Biden dans l'arène parlementaire pour défendre son gigantesque projet économique et social

  • Les démocrates, qui n'ont pas détaillé les mesures prévues, espèrent adopter leur projet sans l'aide de l'opposition parlementaire républicaine, en passant par un mécanisme budgétaire
  • Ce plan doit accompagner un autre chantier de relance de Joe Biden: un programme bien plus traditionnel de près de 1 000 milliards de dollars de dépenses dans les infrastructures

WASHINGTON : Le président Joe Biden effectue mercredi une rare visite au Congrès, au moment où les discussions autour d'un gigantesque plan de dépenses d'infrastructures et de dépenses sociales, dont il a fait un pivot de son mandat, entrent dans le dur.

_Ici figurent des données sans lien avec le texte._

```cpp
std::atomic<const fa::Knobs*> g_knobs{nullptr};
const fa::Knobs* read_knobs() {
  fa::Knobs* k = new fa::Knobs();
  k->fwd_nw = env_int("FA_FWD_NW", 0);
  const char* t = getenv("FA_RESCALE_THR");
  k->rescale_thr = (t && *t) ? (float)atof(t) : 8.f;
  if (!(k->rescale_thr >= 0.f) || k->rescale_thr > 16.f) k->rescale_thr = 0.f;
  k->varlen_list = env_int("FA_VARLEN_LIST", 1);
  k->il_sched = env_int("FA_IL_SCHED", 3);
  k->bwd_dq_nw = env_int("FA_BWD_DQ_NW", 0);
  k->bwd_mode = env_int("FA_BWD_MODE", 0);
  k->bwd_dkdv = env_int("FA_BWD_DKDV", 0);
  k->bwd_ds_cap_mb = env_int("FA_BWD_DS_CAP_MB", 8192);
  k->bwd_fused_check = env_int("FA_BWD_FUSED_CHECK", 0);
  k->bwd_c5_cap_mb = std::max(16, std::min(65536, env_int("FA_BWD_C5_CAP_MB", 1024)));
  k->fz_line = std::max(1, std::min(64, env_int("FA_FZ_LINE", 32)));
  k->bwd_gsplit = env_int("FA_BWD_GSPLIT", 1);
  k->w64_persist = env_int("FA_W64_PERSIST", 1);
  k->strict = env_int("FA_STRICT", 0);
  k->dkdv_prescale = env_int("FA_DKDV_PRESCALE", 0);
  k->bwd_fuse_delta = env_int("FA_BWD_FUSE_DELTA", 1);
  k->pack_gqa = env_int("FA_PACK_GQA", 1);
  k->fp8_kv_ring = env_int("FA_FP8_KV_RING", 4);
  if (k->fp8_kv_ring < 2 || k->fp8_kv_ring > 4) k->fp8_kv_ring = 4;
  k->launch_log = env_int("FA_DEBUG_LAUNCH_LOG", 0);
  if (k->strict) k->rescale_thr = 0.f;
  return k;
}

}
namespace fa {
const Knobs& knobs() {
  const Knobs* k = g_knobs.load(std::memory_order_acquire);
  if (!k) {
    const Knobs* fresh = read_knobs();
    if (g_knobs.compare_exchange_strong(k, fresh, std::memory_order_acq_rel)) k = fresh;
    else delete fresh;
  }
  return *k;
}
LastSchedule& last_schedule() {
  thread_local LastSchedule ls{};
  return ls;
}
namespace {
constexpr int kLaunchLogCap = 256;
struct LaunchLog { int n; const void* kern[kLaunchLogCap]; };
LaunchLog& launch_log() {
  thread_local LaunchLog l{};
  return l;
}
}
void launch_log_push(const void* kern) {
  LaunchLog& l = launch_log();
  if (l.n < kLaunchLogCap) l.kern[l.n] = kern;
  ++l.n;
}
void launch_log_clear() { launch_log().n = 0; }
int launch_log_count() { return launch_log().n; }
const void* launch_log_at(int i) { return (i >= 0 && i < launch_log().n && i < kLaunchLogCap) ? launch_log().kern[i] : nullptr; }
}
namespace {

bool head_dim_trimmed(int d) { return d == 32 || d == 96 || d == 192; }
bool head_dim_native(int d) { return d == 64 || d == 128 || d == 256 || head_dim_trimmed(d); }
int head_dim_kernel(int d) { for (int n : {32, 64, 96, 128, 192}) if (d <= n) return n; return 256; }
int head_dim_pitch(int d) { return d <= 64 ? 64 : d <= 128 ? 128 : 256; }

void normalize_window(int seqlen_q, int seqlen_k, bool has_alibi, int& is_causal, int& wl, int& wr) {
  if (wl >= seqlen_k) wl = -1;
  if (wr >= seqlen_k) wr = -1;
  if (seqlen_q == 1 && !has_alibi) is_causal = 0;
  if (is_causal) wr = 0;
  if (wl < 0) wl = -1;
  if (wr < 0) wr = -1;
}

int check_dropout(float p_dropout, const void* rng_state) {
  if (!(p_dropout >= 0.f) || p_dropout >= 1.f) return fail(FA_ERR_INVALID_ARGUMENT, "p_dropout must be in [0, 1)");
  if (p_dropout > 0.f && !rng_state) return fail(FA_ERR_INVALID_ARGUMENT, "p_dropout > 0 needs a device rng_state {seed, offset}");
  return FA_OK;
}
template <typename K> void fill_dropout(K& k, float p_dropout, const uint64_t* rng_state, int seqlen_k) {
  if (p_dropout > 0.f) {
    k.rng = rng_state;
    const float p_keep = 1.0f - p_dropout;
    k.drop_thr8 = (uint32_t)std::floor(p_keep * 255.0f);
    k.rp_keep = 1.f / (1.f - p_dropout);
  }
}

inline bool mla_pair(int d, int d_v) { return d == 576 && d_v == 512; }
constexpr int kMlaBlockRows = 64;
int pack_group(const FaFwdParams* a) {
  const int g = a->h_k > 0 ? a->h / a->h_k : 1;
  if (mla_pair(a->d, a->d_v)) return g > 1 ? g : 1;
  if (g <= 1 || !fa::knobs().pack_gqa || (a->d_v > 0 && a->d_v != a->d) || a->cu_seqlens_q || a->seqused_q || a->p_dropout > 0.f || a->seqlen_q < 1 || (long)a->seqlen_q * g > 128) return 1;
  return g;
}
int choose_splits(const FaFwdParams* a, int& split_tiles) {
  const int tiles = (a->seqlen_k + 63) / 64;
// ... 1076 lines not shown
```

### flash-attention_amd/csrc/fa_fwd_w64.hip

```cpp
#include <cstddef>
#include <cstdio>
#include <cstdlib>
#include <type_traits>

#include "fa_device.h"
#include "fa_kernel_params.h"
#include "fa_launch.h"
#include "fa_fwd_w64_regs.h"
#define FA_W64_CLOB FA_W64_ACC_CLOBBERS
#include "fa_w64_asm.h"


#define FA_W64_AH 3
#define FA_W64_KDMA_G0 0
#define FA_W64_KDMA_GS 2
#define FA_W64_VDMA_G0 1
#define FA_W64_VDMA_GS 2

namespace fa {

template <int D> FA_DEVINL constexpr int k_swz_w(int row) { return D == 128 ? (row & 15) : ((row >> 1) & 7); }
template <int D> FA_DEVINL constexpr int v_swz_w(int row) { return D == 128 ? (row & 3) : ((row >> 1) & 1); }
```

"Nous allons mettre (ce plan) en oeuvre", a-t-il promis, en arrivant pour déjeuner avec les sénateurs démocrates.

Ces derniers viennent de trouver un accord, au sein de la commission du Budget, sur une proposition budgétaire de 3 500 milliards de dollars, une étape majeure dans le parcours périlleux qui doit permettre à Joe Biden, comme il l'espère, d'imprimer sa marque dans l'histoire économique et sociale des Etats-Unis.

Cet accord "est une percée majeure", a affirmé mercredi Jen Psaki, la porte-parole de la Maison Blanche, tout en reconnaissant qu'il "va y avoir des étapes supplémentaires. C'est pour cela que (le président) se rend au Capitole."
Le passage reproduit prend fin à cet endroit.